> [AVAILABLE DATA]:
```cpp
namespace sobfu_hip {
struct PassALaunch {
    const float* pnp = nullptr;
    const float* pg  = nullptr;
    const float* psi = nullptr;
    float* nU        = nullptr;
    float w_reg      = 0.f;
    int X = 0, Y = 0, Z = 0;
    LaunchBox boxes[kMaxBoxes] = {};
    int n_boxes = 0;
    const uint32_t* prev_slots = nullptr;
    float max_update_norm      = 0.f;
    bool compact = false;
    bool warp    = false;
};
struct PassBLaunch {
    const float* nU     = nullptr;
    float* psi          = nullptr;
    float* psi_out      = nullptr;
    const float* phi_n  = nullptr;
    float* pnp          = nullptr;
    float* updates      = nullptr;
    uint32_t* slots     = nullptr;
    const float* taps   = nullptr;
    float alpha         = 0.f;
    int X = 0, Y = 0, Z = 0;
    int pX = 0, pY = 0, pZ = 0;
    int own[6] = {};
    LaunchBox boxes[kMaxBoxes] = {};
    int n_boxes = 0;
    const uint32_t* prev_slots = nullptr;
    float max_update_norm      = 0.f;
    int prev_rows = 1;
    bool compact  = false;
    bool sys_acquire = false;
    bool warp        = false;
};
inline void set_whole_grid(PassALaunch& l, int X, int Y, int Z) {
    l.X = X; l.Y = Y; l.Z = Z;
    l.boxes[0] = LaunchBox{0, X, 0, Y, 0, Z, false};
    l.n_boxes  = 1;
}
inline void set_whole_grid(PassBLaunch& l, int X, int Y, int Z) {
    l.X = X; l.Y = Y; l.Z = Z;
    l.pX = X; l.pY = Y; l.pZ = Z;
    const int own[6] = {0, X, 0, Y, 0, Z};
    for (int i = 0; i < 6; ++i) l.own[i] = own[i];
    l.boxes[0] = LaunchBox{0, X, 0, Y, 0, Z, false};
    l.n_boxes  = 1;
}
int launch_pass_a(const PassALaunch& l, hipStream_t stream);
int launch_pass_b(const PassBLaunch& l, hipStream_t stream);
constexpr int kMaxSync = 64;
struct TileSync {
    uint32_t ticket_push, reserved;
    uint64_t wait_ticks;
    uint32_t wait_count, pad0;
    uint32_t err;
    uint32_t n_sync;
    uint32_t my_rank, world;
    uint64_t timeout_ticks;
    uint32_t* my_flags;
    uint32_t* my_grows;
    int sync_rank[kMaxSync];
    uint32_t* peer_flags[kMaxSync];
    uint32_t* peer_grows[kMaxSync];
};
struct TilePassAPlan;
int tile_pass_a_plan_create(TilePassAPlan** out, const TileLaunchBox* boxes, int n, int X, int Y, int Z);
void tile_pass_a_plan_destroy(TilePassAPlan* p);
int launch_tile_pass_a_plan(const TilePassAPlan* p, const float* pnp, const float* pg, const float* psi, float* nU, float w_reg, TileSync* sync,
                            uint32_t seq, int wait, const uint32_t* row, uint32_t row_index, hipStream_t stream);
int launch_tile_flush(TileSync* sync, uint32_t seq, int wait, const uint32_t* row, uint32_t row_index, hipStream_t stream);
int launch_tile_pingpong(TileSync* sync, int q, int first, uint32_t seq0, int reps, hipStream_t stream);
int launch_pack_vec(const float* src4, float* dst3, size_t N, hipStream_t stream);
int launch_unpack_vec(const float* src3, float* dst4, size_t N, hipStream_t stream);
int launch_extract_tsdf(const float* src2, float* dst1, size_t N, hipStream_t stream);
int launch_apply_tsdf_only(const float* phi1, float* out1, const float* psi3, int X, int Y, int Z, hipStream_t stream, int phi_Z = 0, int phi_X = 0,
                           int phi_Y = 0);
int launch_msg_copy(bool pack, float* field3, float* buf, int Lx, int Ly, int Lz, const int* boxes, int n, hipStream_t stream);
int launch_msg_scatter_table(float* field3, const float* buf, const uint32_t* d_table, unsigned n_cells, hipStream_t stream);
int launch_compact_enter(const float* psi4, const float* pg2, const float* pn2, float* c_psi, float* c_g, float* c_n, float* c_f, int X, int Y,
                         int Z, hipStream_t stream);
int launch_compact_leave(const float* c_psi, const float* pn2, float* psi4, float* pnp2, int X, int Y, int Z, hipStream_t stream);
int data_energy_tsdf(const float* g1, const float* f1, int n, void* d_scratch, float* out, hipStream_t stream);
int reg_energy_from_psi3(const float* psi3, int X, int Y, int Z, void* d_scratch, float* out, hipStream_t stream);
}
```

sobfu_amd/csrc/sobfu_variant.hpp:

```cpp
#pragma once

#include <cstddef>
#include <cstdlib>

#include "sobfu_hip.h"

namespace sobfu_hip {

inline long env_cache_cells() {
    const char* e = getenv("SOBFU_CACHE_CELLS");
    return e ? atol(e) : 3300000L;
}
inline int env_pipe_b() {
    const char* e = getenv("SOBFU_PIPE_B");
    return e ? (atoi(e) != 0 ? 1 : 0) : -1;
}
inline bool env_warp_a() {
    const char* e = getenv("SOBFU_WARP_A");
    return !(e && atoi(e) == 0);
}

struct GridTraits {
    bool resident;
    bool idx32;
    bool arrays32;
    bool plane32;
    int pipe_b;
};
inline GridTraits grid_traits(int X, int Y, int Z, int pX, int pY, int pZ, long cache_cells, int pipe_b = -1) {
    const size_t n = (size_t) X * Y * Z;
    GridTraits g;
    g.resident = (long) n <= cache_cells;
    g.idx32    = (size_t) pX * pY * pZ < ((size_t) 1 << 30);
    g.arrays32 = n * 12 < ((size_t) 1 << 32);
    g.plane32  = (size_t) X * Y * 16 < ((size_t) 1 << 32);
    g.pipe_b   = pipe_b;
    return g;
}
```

> [TASK DIRECTIONS]: What you return should match the listing above exactly.

> [TASK OUTPUT]:
```cpp
namespace sobfu_hip {
struct PassALaunch {
    const float* pnp = nullptr;
    const float* pg  = nullptr;
    const float* psi = nullptr;
    float* nU        = nullptr;
    float w_reg      = 0.f;
    int X = 0, Y = 0, Z = 0;
    LaunchBox boxes[kMaxBoxes] = {};
    int n_boxes = 0;
    const uint32_t* prev_slots = nullptr;
    float max_update_norm      = 0.f;
    bool compact = false;
    bool warp    = false;
};
struct PassBLaunch {
    const float* nU     = nullptr;
    float* psi          = nullptr;
    float* psi_out      = nullptr;
    const float* phi_n  = nullptr;
    float* pnp          = nullptr;
    float* updates      = nullptr;
    uint32_t* slots     = nullptr;
    const float* taps   = nullptr;
    float alpha         = 0.f;
    int X = 0, Y = 0, Z = 0;
    int pX = 0, pY = 0, pZ = 0;
    int own[6] = {};
    LaunchBox boxes[kMaxBoxes] = {};
    int n_boxes = 0;
    const uint32_t* prev_slots = nullptr;
    float max_update_norm      = 0.f;
    int prev_rows = 1;
    bool compact  = false;
    bool sys_acquire = false;
    bool warp        = false;
};
inline void set_whole_grid(PassALaunch& l, int X, int Y, int Z) {
    l.X = X; l.Y = Y; l.Z = Z;
    l.boxes[0] = LaunchBox{0, X, 0, Y, 0, Z, false};
    l.n_boxes  = 1;
}
inline void set_whole_grid(PassBLaunch& l, int X, int Y, int Z) {
    l.X = X; l.Y = Y; l.Z = Z;
    l.pX = X; l.pY = Y; l.pZ = Z;
    const int own[6] = {0, X, 0, Y, 0, Z};
    for (int i = 0; i < 6; ++i) l.own[i] = own[i];
    l.boxes[0] = LaunchBox{0, X, 0, Y, 0, Z, false};
    l.n_boxes  = 1;
}
int launch_pass_a(const PassALaunch& l, hipStream_t stream);
int launch_pass_b(const PassBLaunch& l, hipStream_t stream);
constexpr int kMaxSync = 64;
struct TileSync {
    uint32_t ticket_push, reserved;
    uint64_t wait_ticks;
    uint32_t wait_count, pad0;
    uint32_t err;
    uint32_t n_sync;
    uint32_t my_rank, world;
    uint64_t timeout_ticks;
    uint32_t* my_flags;
    uint32_t* my_grows;
    int sync_rank[kMaxSync];
    uint32_t* peer_flags[kMaxSync];
    uint32_t* peer_grows[kMaxSync];
};
struct TilePassAPlan;
int tile_pass_a_plan_create(TilePassAPlan** out, const TileLaunchBox* boxes, int n, int X, int Y, int Z);
void tile_pass_a_plan_destroy(TilePassAPlan* p);
int launch_tile_pass_a_plan(const TilePassAPlan* p, const float* pnp, const float* pg, const float* psi, float* nU, float w_reg, TileSync* sync,
                            uint32_t seq, int wait, const uint32_t* row, uint32_t row_index, hipStream_t stream);
int launch_tile_flush(TileSync* sync, uint32_t seq, int wait, const uint32_t* row, uint32_t row_index, hipStream_t stream);
int launch_tile_pingpong(TileSync* sync, int q, int first, uint32_t seq0, int reps, hipStream_t stream);
int launch_pack_vec(const float* src4, float* dst3, size_t N, hipStream_t stream);
int launch_unpack_vec(const float* src3, float* dst4, size_t N, hipStream_t stream);
int launch_extract_tsdf(const float* src2, float* dst1, size_t N, hipStream_t stream);
int launch_apply_tsdf_only(const float* phi1, float* out1, const float* psi3, int X, int Y, int Z, hipStream_t stream, int phi_Z = 0, int phi_X = 0,
                           int phi_Y = 0);
int launch_msg_copy(bool pack, float* field3, float* buf, int Lx, int Ly, int Lz, const int* boxes, int n, hipStream_t stream);
int launch_msg_scatter_table(float* field3, const float* buf, const uint32_t* d_table, unsigned n_cells, hipStream_t stream);
int launch_compact_enter(const float* psi4, const float* pg2, const float* pn2, float* c_psi, float* c_g, float* c_n, float* c_f, int X, int Y,
                         int Z, hipStream_t stream);
int launch_compact_leave(const float* c_psi, const float* pn2, float* psi4, float* pnp2, int X, int Y, int Z, hipStream_t stream);
int data_energy_tsdf(const float* g1, const float* f1, int n, void* d_scratch, float* out, hipStream_t stream);
int reg_energy_from_psi3(const float* psi3, int X, int Y, int Z, void* d_scratch, float* out, hipStream_t stream);
}
```

sobfu_amd/csrc/sobfu_variant.hpp:

```cpp
#pragma once

#include <cstddef>
#include <cstdlib>

#include "sobfu_hip.h"

namespace sobfu_hip {

inline long env_cache_cells() {
    const char* e = getenv("SOBFU_CACHE_CELLS");
    return e ? atol(e) : 3300000L;
}
inline int env_pipe_b() {
    const char* e = getenv("SOBFU_PIPE_B");
    return e ? (atoi(e) != 0 ? 1 : 0) : -1;
}
inline bool env_warp_a() {
    const char* e = getenv("SOBFU_WARP_A");
    return !(e && atoi(e) == 0);
}

struct GridTraits {
    bool resident;
    bool idx32;
    bool arrays32;
    bool plane32;
    int pipe_b;
};
inline GridTraits grid_traits(int X, int Y, int Z, int pX, int pY, int pZ, long cache_cells, int pipe_b = -1) {
    const size_t n = (size_t) X * Y * Z;
    GridTraits g;
    g.resident = (long) n <= cache_cells;
    g.idx32    = (size_t) pX * pY * pZ < ((size_t) 1 << 30);
    g.arrays32 = n * 12 < ((size_t) 1 << 32);
    g.plane32  = (size_t) X * Y * 16 < ((size_t) 1 << 32);
    g.pipe_b   = pipe_b;
    return g;
}
```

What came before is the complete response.